* [Your task]
Please copy out every line in the entries that includes the word "bstat".

[[ Information provided, beginning ]]

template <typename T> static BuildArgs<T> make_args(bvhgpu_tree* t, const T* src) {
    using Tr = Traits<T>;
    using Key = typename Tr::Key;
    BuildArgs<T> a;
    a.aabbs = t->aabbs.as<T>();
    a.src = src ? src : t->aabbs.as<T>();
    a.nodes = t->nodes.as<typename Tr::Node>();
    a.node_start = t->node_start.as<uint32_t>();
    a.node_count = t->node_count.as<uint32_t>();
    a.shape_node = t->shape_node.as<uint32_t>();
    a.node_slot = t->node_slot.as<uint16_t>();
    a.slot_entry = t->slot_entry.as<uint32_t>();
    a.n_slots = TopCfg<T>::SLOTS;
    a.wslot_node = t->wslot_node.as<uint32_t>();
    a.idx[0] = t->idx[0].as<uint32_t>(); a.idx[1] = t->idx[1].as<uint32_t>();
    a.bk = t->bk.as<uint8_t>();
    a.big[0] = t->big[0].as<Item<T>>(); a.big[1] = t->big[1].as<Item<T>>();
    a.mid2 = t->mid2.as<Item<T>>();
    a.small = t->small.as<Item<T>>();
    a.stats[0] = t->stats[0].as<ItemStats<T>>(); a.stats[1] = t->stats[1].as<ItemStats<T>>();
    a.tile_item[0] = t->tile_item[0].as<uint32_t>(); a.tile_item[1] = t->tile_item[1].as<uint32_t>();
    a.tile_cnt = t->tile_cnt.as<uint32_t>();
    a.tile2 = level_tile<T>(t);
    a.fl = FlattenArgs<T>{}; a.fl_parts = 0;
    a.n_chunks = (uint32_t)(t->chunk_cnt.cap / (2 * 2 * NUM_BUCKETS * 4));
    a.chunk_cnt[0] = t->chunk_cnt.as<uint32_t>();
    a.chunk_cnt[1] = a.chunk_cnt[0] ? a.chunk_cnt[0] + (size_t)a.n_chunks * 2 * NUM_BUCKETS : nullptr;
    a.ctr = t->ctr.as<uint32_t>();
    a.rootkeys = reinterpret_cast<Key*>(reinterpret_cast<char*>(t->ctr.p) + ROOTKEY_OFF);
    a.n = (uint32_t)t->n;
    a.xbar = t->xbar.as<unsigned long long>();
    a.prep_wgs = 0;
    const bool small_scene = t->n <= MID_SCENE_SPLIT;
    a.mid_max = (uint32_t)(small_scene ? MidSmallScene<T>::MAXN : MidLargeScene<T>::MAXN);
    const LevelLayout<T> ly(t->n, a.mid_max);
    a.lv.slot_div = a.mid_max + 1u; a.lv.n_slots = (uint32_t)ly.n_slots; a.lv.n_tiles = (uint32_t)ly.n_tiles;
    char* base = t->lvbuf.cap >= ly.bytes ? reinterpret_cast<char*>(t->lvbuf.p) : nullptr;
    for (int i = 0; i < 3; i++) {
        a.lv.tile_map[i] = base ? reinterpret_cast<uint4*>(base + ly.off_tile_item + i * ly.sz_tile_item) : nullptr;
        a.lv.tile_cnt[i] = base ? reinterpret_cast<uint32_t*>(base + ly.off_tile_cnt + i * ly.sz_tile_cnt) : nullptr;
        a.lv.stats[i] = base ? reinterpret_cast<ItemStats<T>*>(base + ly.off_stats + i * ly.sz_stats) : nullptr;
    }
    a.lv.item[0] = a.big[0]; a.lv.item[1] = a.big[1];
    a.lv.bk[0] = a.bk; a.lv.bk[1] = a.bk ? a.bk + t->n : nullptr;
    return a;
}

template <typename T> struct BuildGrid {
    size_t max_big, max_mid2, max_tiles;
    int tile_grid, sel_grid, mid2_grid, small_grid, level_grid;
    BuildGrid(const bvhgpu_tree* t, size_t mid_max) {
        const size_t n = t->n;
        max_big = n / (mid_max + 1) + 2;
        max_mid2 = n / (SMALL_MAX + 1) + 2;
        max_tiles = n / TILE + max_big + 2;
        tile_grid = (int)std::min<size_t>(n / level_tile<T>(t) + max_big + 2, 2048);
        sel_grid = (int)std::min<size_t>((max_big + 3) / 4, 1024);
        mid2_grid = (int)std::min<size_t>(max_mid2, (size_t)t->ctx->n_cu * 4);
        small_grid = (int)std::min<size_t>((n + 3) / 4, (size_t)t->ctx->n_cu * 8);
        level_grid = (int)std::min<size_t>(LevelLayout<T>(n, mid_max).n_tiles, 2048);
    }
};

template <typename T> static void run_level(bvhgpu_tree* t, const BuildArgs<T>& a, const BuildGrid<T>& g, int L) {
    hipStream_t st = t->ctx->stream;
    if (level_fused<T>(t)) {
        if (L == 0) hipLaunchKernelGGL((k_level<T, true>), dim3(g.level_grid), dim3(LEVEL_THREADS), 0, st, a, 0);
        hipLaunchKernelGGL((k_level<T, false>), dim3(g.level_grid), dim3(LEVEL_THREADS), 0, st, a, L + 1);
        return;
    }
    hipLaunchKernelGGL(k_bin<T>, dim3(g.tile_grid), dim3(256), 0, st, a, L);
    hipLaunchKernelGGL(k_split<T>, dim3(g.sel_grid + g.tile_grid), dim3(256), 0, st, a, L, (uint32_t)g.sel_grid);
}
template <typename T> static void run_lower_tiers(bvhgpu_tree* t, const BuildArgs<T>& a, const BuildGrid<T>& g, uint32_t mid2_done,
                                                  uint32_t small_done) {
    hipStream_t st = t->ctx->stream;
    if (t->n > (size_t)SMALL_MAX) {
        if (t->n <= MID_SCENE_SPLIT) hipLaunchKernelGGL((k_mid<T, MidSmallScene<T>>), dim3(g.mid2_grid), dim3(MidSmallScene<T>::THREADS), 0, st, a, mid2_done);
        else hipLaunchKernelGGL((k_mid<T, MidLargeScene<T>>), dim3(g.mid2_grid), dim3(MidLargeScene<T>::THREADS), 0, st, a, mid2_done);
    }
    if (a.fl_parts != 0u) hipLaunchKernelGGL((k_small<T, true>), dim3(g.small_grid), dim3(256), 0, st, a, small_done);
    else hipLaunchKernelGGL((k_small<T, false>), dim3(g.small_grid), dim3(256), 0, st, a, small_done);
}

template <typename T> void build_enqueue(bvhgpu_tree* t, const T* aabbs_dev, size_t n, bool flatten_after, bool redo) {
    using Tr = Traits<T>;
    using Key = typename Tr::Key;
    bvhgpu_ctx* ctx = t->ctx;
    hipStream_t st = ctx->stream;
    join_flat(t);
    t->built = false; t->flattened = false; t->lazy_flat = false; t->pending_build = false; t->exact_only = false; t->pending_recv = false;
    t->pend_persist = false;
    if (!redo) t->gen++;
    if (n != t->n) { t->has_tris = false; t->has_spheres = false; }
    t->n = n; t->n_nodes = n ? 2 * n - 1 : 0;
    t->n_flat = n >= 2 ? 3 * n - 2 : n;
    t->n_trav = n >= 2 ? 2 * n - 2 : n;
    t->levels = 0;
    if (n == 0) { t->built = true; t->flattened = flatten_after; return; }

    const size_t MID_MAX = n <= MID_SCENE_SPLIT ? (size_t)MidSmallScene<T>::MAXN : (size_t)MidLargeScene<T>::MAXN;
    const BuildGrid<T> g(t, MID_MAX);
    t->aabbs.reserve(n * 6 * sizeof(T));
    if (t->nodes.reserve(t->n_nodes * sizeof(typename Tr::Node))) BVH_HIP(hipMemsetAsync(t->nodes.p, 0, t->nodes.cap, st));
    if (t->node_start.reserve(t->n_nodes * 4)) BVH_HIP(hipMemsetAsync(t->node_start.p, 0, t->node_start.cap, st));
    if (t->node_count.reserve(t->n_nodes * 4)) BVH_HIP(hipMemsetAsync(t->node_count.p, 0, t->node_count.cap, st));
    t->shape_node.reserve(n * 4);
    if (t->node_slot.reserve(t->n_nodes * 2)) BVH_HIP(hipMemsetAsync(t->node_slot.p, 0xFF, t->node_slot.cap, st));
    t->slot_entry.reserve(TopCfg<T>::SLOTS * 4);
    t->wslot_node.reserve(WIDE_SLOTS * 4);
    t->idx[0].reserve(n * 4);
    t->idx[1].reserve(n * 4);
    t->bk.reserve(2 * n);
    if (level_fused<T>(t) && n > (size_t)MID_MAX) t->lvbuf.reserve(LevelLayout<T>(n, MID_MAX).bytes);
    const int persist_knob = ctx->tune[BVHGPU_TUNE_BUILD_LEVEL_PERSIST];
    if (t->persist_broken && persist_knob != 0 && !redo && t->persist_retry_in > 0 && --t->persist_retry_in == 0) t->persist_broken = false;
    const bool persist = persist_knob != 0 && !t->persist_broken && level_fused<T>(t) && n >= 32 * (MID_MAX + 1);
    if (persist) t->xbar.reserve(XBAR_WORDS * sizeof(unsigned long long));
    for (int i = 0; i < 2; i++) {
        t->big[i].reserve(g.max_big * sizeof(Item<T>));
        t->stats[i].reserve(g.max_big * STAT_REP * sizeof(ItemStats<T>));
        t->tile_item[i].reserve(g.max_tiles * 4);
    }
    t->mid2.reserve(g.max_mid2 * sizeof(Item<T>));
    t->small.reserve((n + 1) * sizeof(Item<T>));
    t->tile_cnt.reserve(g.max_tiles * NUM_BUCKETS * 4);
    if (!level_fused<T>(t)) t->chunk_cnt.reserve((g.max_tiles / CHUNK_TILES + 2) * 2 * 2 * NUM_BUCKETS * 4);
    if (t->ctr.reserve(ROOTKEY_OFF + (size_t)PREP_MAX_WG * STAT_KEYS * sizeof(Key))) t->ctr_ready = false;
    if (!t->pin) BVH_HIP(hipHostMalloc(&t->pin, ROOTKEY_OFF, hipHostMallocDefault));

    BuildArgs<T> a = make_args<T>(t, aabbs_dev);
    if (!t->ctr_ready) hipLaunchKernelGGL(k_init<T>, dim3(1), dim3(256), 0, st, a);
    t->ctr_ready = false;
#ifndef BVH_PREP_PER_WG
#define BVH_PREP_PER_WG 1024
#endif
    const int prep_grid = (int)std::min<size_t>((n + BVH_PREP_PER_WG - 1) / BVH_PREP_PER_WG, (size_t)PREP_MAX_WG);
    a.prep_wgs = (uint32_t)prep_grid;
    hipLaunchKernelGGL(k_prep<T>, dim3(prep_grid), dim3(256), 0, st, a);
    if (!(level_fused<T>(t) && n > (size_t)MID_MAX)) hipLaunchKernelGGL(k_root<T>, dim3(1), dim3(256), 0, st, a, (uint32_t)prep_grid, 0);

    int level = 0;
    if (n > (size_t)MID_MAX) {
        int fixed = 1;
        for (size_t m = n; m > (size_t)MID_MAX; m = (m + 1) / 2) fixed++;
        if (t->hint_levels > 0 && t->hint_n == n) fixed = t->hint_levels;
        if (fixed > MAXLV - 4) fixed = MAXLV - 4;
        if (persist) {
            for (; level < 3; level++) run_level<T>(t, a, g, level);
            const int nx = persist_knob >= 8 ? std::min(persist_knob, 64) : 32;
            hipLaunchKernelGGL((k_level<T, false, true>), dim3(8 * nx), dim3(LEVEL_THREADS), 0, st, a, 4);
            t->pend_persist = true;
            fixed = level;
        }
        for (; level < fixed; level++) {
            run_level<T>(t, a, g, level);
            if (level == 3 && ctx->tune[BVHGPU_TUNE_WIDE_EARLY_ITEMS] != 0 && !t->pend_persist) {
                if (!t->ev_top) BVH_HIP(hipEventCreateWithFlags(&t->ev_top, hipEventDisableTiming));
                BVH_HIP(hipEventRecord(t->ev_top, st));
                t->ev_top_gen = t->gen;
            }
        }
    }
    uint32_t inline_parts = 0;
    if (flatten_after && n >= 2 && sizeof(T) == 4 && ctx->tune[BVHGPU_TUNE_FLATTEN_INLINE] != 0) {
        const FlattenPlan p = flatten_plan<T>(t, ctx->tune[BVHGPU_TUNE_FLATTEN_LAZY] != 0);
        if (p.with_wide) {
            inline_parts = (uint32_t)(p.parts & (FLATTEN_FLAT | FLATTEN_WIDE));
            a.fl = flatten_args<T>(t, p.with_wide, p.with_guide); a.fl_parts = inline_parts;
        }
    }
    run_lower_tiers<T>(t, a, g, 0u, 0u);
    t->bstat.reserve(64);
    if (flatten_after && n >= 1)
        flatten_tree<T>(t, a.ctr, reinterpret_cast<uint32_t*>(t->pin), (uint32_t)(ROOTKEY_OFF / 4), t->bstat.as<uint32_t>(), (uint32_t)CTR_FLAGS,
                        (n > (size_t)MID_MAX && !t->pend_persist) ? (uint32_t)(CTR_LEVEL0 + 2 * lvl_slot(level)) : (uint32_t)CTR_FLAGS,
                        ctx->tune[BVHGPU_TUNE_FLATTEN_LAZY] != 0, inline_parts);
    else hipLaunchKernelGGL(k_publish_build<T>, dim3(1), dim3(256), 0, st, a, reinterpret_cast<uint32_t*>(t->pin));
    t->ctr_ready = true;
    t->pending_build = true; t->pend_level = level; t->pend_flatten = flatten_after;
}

[[ Information provided, end ]]

* [Expected output]
    t->bstat.reserve(64);
        flatten_tree<T>(t, a.ctr, reinterpret_cast<uint32_t*>(t->pin), (uint32_t)(ROOTKEY_OFF / 4), t->bstat.as<uint32_t>(), (uint32_t)CTR_FLAGS,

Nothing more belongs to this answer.